It has been demonstrated that thyroid hormones increase the Na +/K+ ATPase activity in rat
liver, kidney and skeletal muscle (4,22,23). In contrast, enzyme activity was diminished in
RBCs (18,24). The exact mechanism responsible for the reduction in the number of RBC Na +
/K+ ATPase pumps in hyperthyroidism is still unknown.

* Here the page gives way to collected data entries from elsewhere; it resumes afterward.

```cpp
extern "C" int vt_smplh_create(vt_smplh **out, const float *v_template, const float *shapedirs, const float *posedirs,
                               const float *J_regressor, const float *weights, const int *parents, void *stream)
{
    VT_REQUIRE(out && v_template && shapedirs && posedirs && J_regressor && weights && parents, "vt_smplh_create: null argument");
    hipStream_t st = vt_stream(stream);
    vt_smplh *h = new vt_smplh();
    for (int j = 0; j < J_; j++) h->par.p[j] = (j == 0) ? 0 : parents[j];
    for (int j = 1; j < J_; j++) VT_REQUIRE(h->par.p[j] >= 0 && h->par.p[j] < j, "vt_smplh_create: parents[%d]=%d must be in [0,%d)", j, parents[j], j);
    {
        int lvl[J_], rank[J_], maxl = 0;
        lvl[0] = 0; rank[0] = 0;
        for (int j = 1; j < J_; j++) { lvl[j] = lvl[h->par.p[j]] + 1; maxl = std::max(maxl, lvl[j]); rank[j] = 0; for (int k = j + 1; k < J_; k++) rank[j] += (h->par.p[k] == h->par.p[j]); }
        int n = 0; bool ok = true;
        for (int t = 0; t < SCHED_STEPS; t++) for (int i = 0; i < SCHED_WIDTH; i++) h->par.sched[t][i] = -1;
        for (int l = maxl; l >= 1 && ok; l--)
            for (int r = 0; r < J_ && ok; r++) {
                int cnt = 0;
                for (int j = J_ - 1; j >= 1; j--) if (lvl[j] == l && rank[j] == r) { if (n >= SCHED_STEPS || cnt >= SCHED_WIDTH) { ok = false; break; } h->par.sched[n][cnt++] = (short)j; }
                if (cnt) n++;
            }
        h->par.nsteps = ok ? n : 0;
    }
    float *Q_kcv = new float[(size_t)KQ_ * 3 * VP_](), *Q_t = new float[(size_t)VP_ * 3 * NQ_](), *W_jv = new float[(size_t)J_ * VP_](),
          *J_t = new float[J_ * 3], *J_s = new float[J_ * 3 * NB_];
    for (int v = 0; v < V_; v++) for (int c = 0; c < 3; c++) {
        for (int k = 0; k < NP_ + NB_ + 1; k++) {
            const float val = k < NP_ ? posedirs[((size_t)v * 3 + c) * NP_ + k]
                            : (k < NP_ + NB_ ? shapedirs[((size_t)v * 3 + c) * NB_ + (k - NP_)] : v_template[v * 3 + c]);
            Q_kcv[(size_t)(k * 3 + c) * VP_ + v] = val;
            {
                const size_t kr = (size_t)v * 3 + c, g = kr >> 4, qq = (kr & 15) >> 2, ss = kr & 3;
                Q_t[((g * (NQ_ / 16) + (k >> 4)) * 64 + qq * 16 + (k & 15)) * 4 + ss] = val;
            }
        }
    }
    float *W_v64 = new float[(size_t)VP_ * 64]();
    for (int v = 0; v < V_; v++) { for (int j = 0; j < J_; j++) { W_jv[(size_t)j * VP_ + v] = weights[(size_t)v * J_ + j]; W_v64[(size_t)v * 64 + j] = weights[(size_t)v * J_ + j]; } W_v64[(size_t)v * 64 + J_] = 1.0f; }
    float *W_sp = new float[(size_t)2 * SP_K * VP_]();
    int nnz = 0;
    for (int v = 0; v < V_; v++) {
        int k = 0;
        for (int j = 0; j < J_; j++) {
            const float w = weights[(size_t)v * J_ + j];
            if (w == 0.0f) continue;
            if (k < SP_K) { const int jj = j; memcpy(&W_sp[(size_t)k * VP_ + v], &jj, 4); W_sp[(size_t)(SP_K + k) * VP_ + v] = w; }
            k++;
        }
        nnz = k > nnz ? k : nnz;
    }
    h->nnz = nnz <= SP_K ? (nnz > 0 ? nnz : 1) : 0;
    for (int j = 0; j < J_; j++) for (int c = 0; c < 3; c++) {
        double a = 0; double sb[NB_] = {0};
        for (int v = 0; v < V_; v++) {
            const double r = J_regressor[(size_t)j * V_ + v];
            if (r == 0.0) continue;
            a += r * v_template[v * 3 + c];
            for (int l = 0; l < NB_; l++) sb[l] += r * shapedirs[((size_t)v * 3 + c) * NB_ + l];
        }
        J_t[j * 3 + c] = (float)a;
        for (int l = 0; l < NB_; l++) J_s[(j * 3 + c) * NB_ + l] = (float)sb[l];
    }
    int rc = VT_OK;
    if ((rc = vt_upload(&h->Q_kcv, Q_kcv, (size_t)KQ_ * 3 * VP_, st)) || (rc = vt_upload(&h->Q_t, Q_t, (size_t)VP_ * 3 * NQ_, st)) ||
        (rc = vt_upload(&h->W_jv, W_jv, (size_t)J_ * VP_, st)) || (rc = vt_upload(&h->W_v64, W_v64, (size_t)VP_ * 64, st)) ||
        (rc = vt_upload(&h->J_t, J_t, (size_t)J_ * 3, st)) || (rc = vt_upload(&h->J_s, J_s, (size_t)J_ * 3 * NB_, st)) ||
        (rc = vt_upload(&h->W_sp, W_sp, (size_t)2 * SP_K * VP_, st))) {
        return rc;
    }
    VT_HIP(hipStreamSynchronize(st));
    delete[] Q_kcv; delete[] Q_t; delete[] W_jv; delete[] W_v64; delete[] J_t; delete[] J_s; delete[] W_sp;
    *out = h;
    return VT_OK;
}

extern "C" void vt_smplh_destroy(vt_smplh *h)
{
    if (!h) return;
    hipFree(h->Q_kcv); hipFree(h->Q_t); hipFree(h->W_jv); hipFree(h->W_v64); hipFree(h->J_t); hipFree(h->J_s); hipFree(h->W_sp);
    delete h;
}

extern "C" long vt_smplh_workspace_floats(int B) { return (long)B * WS_FRAME; }
extern "C" long vt_smplh_bwd_scratch_floats(int B) { return (long)NVT_ * B * PT_N + (long)B * KTOT_ + (long)NKS_ * B * NQ_; }

#define BWD_FB 6

extern "C" int vt_smplh_forward(const vt_smplh *h, const float *pose, const float *betas, const float *trans, int B,
                                float *verts, float *jtr, float *v_posed, float *ws, void *stream)
{
    VT_REQUIRE(h && pose && betas && trans && verts && v_posed && ws && B > 0, "vt_smplh_forward: null argument or B <= 0");
    hipStream_t st = vt_stream(stream); const int *skip = vt_skip_flag_of(st);
    hipLaunchKernelGGL(smplh_pose_kernel, dim3(B), dim3(64), 0, st, pose, betas, trans, h->J_t, h->J_s, h->par, ws, jtr, skip);
    VT_LAUNCH_CHECK();
    const size_t lds_f = sizeof(float) * (FWD_R0 + FWD_FB * 64 * 3 + (h->nnz > 0 ? 2 * SP_K * 64 : J_ * 64) + FWD_FB * 3);
    VT_LDS_LIMIT(smplh_verts_kernel, sizeof(float) * (FWD_R0 + FWD_FB * 64 * 3 + J_ * 64 + FWD_FB * 3));
    hipLaunchKernelGGL(smplh_verts_kernel, dim3(VP_ / 64, (B + FWD_FB - 1) / FWD_FB), dim3(256), lds_f, st, h->Q_kcv, h->W_jv, betas, trans, ws, B,
                       verts, v_posed, h->W_sp, h->nnz, skip);
    VT_LAUNCH_CHECK();
    return VT_OK;
}

extern "C" int vt_smplh_backward(const vt_smplh *h, const float *pose, const float *betas, int B, const float *dverts,
                                 const float *djtr, const float *v_posed, const float *ws, float *scratch,
                                 float *dpose, float *dbetas, float *dtrans, void *stream)
{
    (void)betas;
    VT_REQUIRE(h && pose && dverts && v_posed && ws && scratch && dpose && dbetas && dtrans && B > 0, "vt_smplh_backward: null argument or B <= 0");
    hipStream_t st = vt_stream(stream); const int *skip = vt_skip_flag_of(st);
    const size_t lds = sizeof(float) * (256 * 13 + BWD_FB * 624);
    float *dvp_g = scratch + (size_t)NVT_ * B * PT_N, *part3 = dvp_g + (size_t)B * KTOT_;
    VT_LDS_LIMIT(smplh_bwd_tile_kernel<BWD_FB>, lds);
    hipLaunchKernelGGL(smplh_bwd_tile_kernel<BWD_FB>, dim3(NVT_, (B + BWD_FB - 1) / BWD_FB), dim3(256), lds, st, h->W_v64, ws, v_posed, dverts, B, scratch, dvp_g, skip);
    VT_LAUNCH_CHECK();
    hipLaunchKernelGGL(smplh_bwd_blend_kernel, dim3(NKS_, (NQ_ / 16 + 4 * BL_NW - 1) / (4 * BL_NW), (B + BL_M - 1) / BL_M), dim3(256), 0, st, h->Q_t, dvp_g, B, part3, skip);
    VT_LAUNCH_CHECK();
    hipLaunchKernelGGL(smplh_bwd_frame_kernel, dim3(B), dim3(256), 0, st, pose, h->J_s, h->par, ws, scratch, part3, djtr, B, dpose, dbetas, dtrans, skip);
    VT_LAUNCH_CHECK();
    return VT_OK;
}

extern "C" int vt_rodrigues_forward(const float *aa, int n, float *R, void *stream)
{
    VT_REQUIRE(aa && R && n > 0, "vt_rodrigues_forward: bad argument");
    hipLaunchKernelGGL(rodrigues_fwd_kernel, dim3((n + 255) / 256), dim3(256), 0, vt_stream(stream), aa, n, R);
    VT_LAUNCH_CHECK();
    return VT_OK;
}

extern "C" int vt_rodrigues_backward(const float *aa, int n, const float *dR, float *daa, void *stream)
{
    VT_REQUIRE(aa && dR && daa && n > 0, "vt_rodrigues_backward: bad argument");
    hipLaunchKernelGGL(rodrigues_bwd_kernel, dim3((n + 255) / 256), dim3(256), 0, vt_stream(stream), aa, n, dR, daa);
    VT_LAUNCH_CHECK();
    return VT_OK;
}
```

Baseline: 151.3.

## Batch frames into MFMA rows in SMPL-H backward tile kernel and shrink blend LDS

The backward tile kernel drops its per-frame loop. It stacks four frames' 12 dT rows into a 48-row MFMA M dimension, so W_v64 columns are reused across frames in one pass. The first GEMM now computes all three pose components per frame at once, replacing the shuffle reduction. The second GEMM streams w2 in 128-vertex chunks to cut register pressure, paired with a waves_per_eu(4) hint. The blend kernel stages 4 K-groups per LDS fill instead of 8, which reduces shared memory and may raise occupancy at the cost of more barriers.

```diff
diff --git a/vistracker_amd/csrc/smplh.hip b/vistracker_amd/csrc/smplh.hip
--- a/vistracker_amd/csrc/smplh.hip
+++ b/vistracker_amd/csrc/smplh.hip
@@ -276,94 +276,111 @@
     }
 }
 
-template <int FB>
-__global__ __launch_bounds__(256) void smplh_bwd_tile_kernel(const float *__restrict__ W_v64, const float *__restrict__ ws,
+#define BWD_FB 4
+#define BWD_CH 128
+#define BWD_DS 132
+#define BWD_LDS (BWD_FB * 12 * BWD_DS)
+__global__ __launch_bounds__(256) __attribute__((amdgpu_waves_per_eu(4))) void smplh_bwd_tile_kernel(const float *__restrict__ W_v64, const float *__restrict__ ws,
                                                              const float *__restrict__ v_posed, const float *__restrict__ dverts,
                                                              int B, float *__restrict__ part, float *__restrict__ dvp_g, const int *skip)
 {
     VT_SKIP_RETURN(skip);
     extern __shared__ __attribute__((aligned(16))) float lds[];
+    float *sA = lds;
+    float *sDv = sA + BWD_FB * 624;
     float *sdT = lds;
-    float *sA = sdT + 256 * 13;
-    const int tid = threadIdx.x, tile = blockIdx.x, b0 = blockIdx.y * FB, v0 = tile * 256, v = v0 + tid;
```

Various possible mechanisms have been proposed to explain the decrease in Na +/K+
ATPase in erythrocytes. Rubython et al. (6) have suggested that thyroid hormones probably
inhibit the synthesis of the sodium pump during the maturation in the bone marrow. However,
this is unlikely as Aramunayam et al. have recently shown in a preliminary study that Na+ K+
ATPase activity of an erythroid cell line was stimulated by T 3 (25). Therefore, DeLuise and
Flier supported the hypothesis that the resultant change could be due to the degradation of
Na+ /K+ ATPase units in erythrocytes as thyroid hormones are known to accelerate
catabolism of cell protein (5). They have suggested that this degradation may occur in the
circulation during aging of the RBCs or during formation of the reticulocytes. According to the
results of this study, we think it is likely that the decreased erythrocyte Na+ /K+ ATPase
activity in hyperthyroidism may be due to an accelerated degradation of membrane proteins
Thyroid hormone exerts a thermogenic effect and increases oxygen consumption. Elevation
of the metabolic rate of rats made hyperthyroid by treatment with T3 is accompanied by
increased rates of hepatic O2 consumption, together with an enhanced microsomal oxidative
capacity and free radical activity. In addition, key antioxidant mechanisms including the
activity of superoxide dismutase and catalase as well as the total content of liver glutathione,
are depressed by T3 treatment (14).
Seven et al. (13) found that hyperthyroid patients were observed to have significantly higher
lipid peroxidation end product (TBARS) and antioxidant status parameters: glutathione,
glutathione peroxidase (GSH-Px) and CuZn superoxide dismutase (CuZnSOD) levels than
controls (13). They have suggested a selective modification of the antioxidative profile in
hyperthyroidism.
Previous studies have shown that GSH content of RBC’s are elevated (13,15) and liver
GSH levels are decreased (12,14) in subjects with hyperthyroidism, T 3 induces a marked
depletion of hepatic GSH, which can be ascribed mainly to a loss of GSH from the liver into
the sinusoidal space (14). In this study, GSH concentration in the blood was higher by 57% in
hyperthyroid rabbits than in controls.
Erythrocytes derive all their energy from the oxidation of glucose. Since RBC’s are nonnucleated and without mitochondria, the major route of glucose consumption is through the
anaerobic Embden-Meyerhoff pathway. Hexose monophosphate pathway metabolizes only
about 10% of total glucose uptake (3,11). G-6-P dehydrogenase, which is an enzyme of the
pentose phosphate pathway plays an important role. For this to occur, NADPH is also needed
for maintenance of reducing atmosphere in cells exposed to high concentrations of oxygen
radicals (9,10).
Our data agree with those by Nehal and Baquer (11) that both G-6-P dehydrogenase and
hexokinase increase in hyperthyroidism. However, the precise mechanism for the changes in
the activities of red cell enzymes stimulated by T 3 is yet to be understood, it is obvious that
thyroid hormones do have an overall effect on metabolism of responsive tissues and that their
effect is an indirect one.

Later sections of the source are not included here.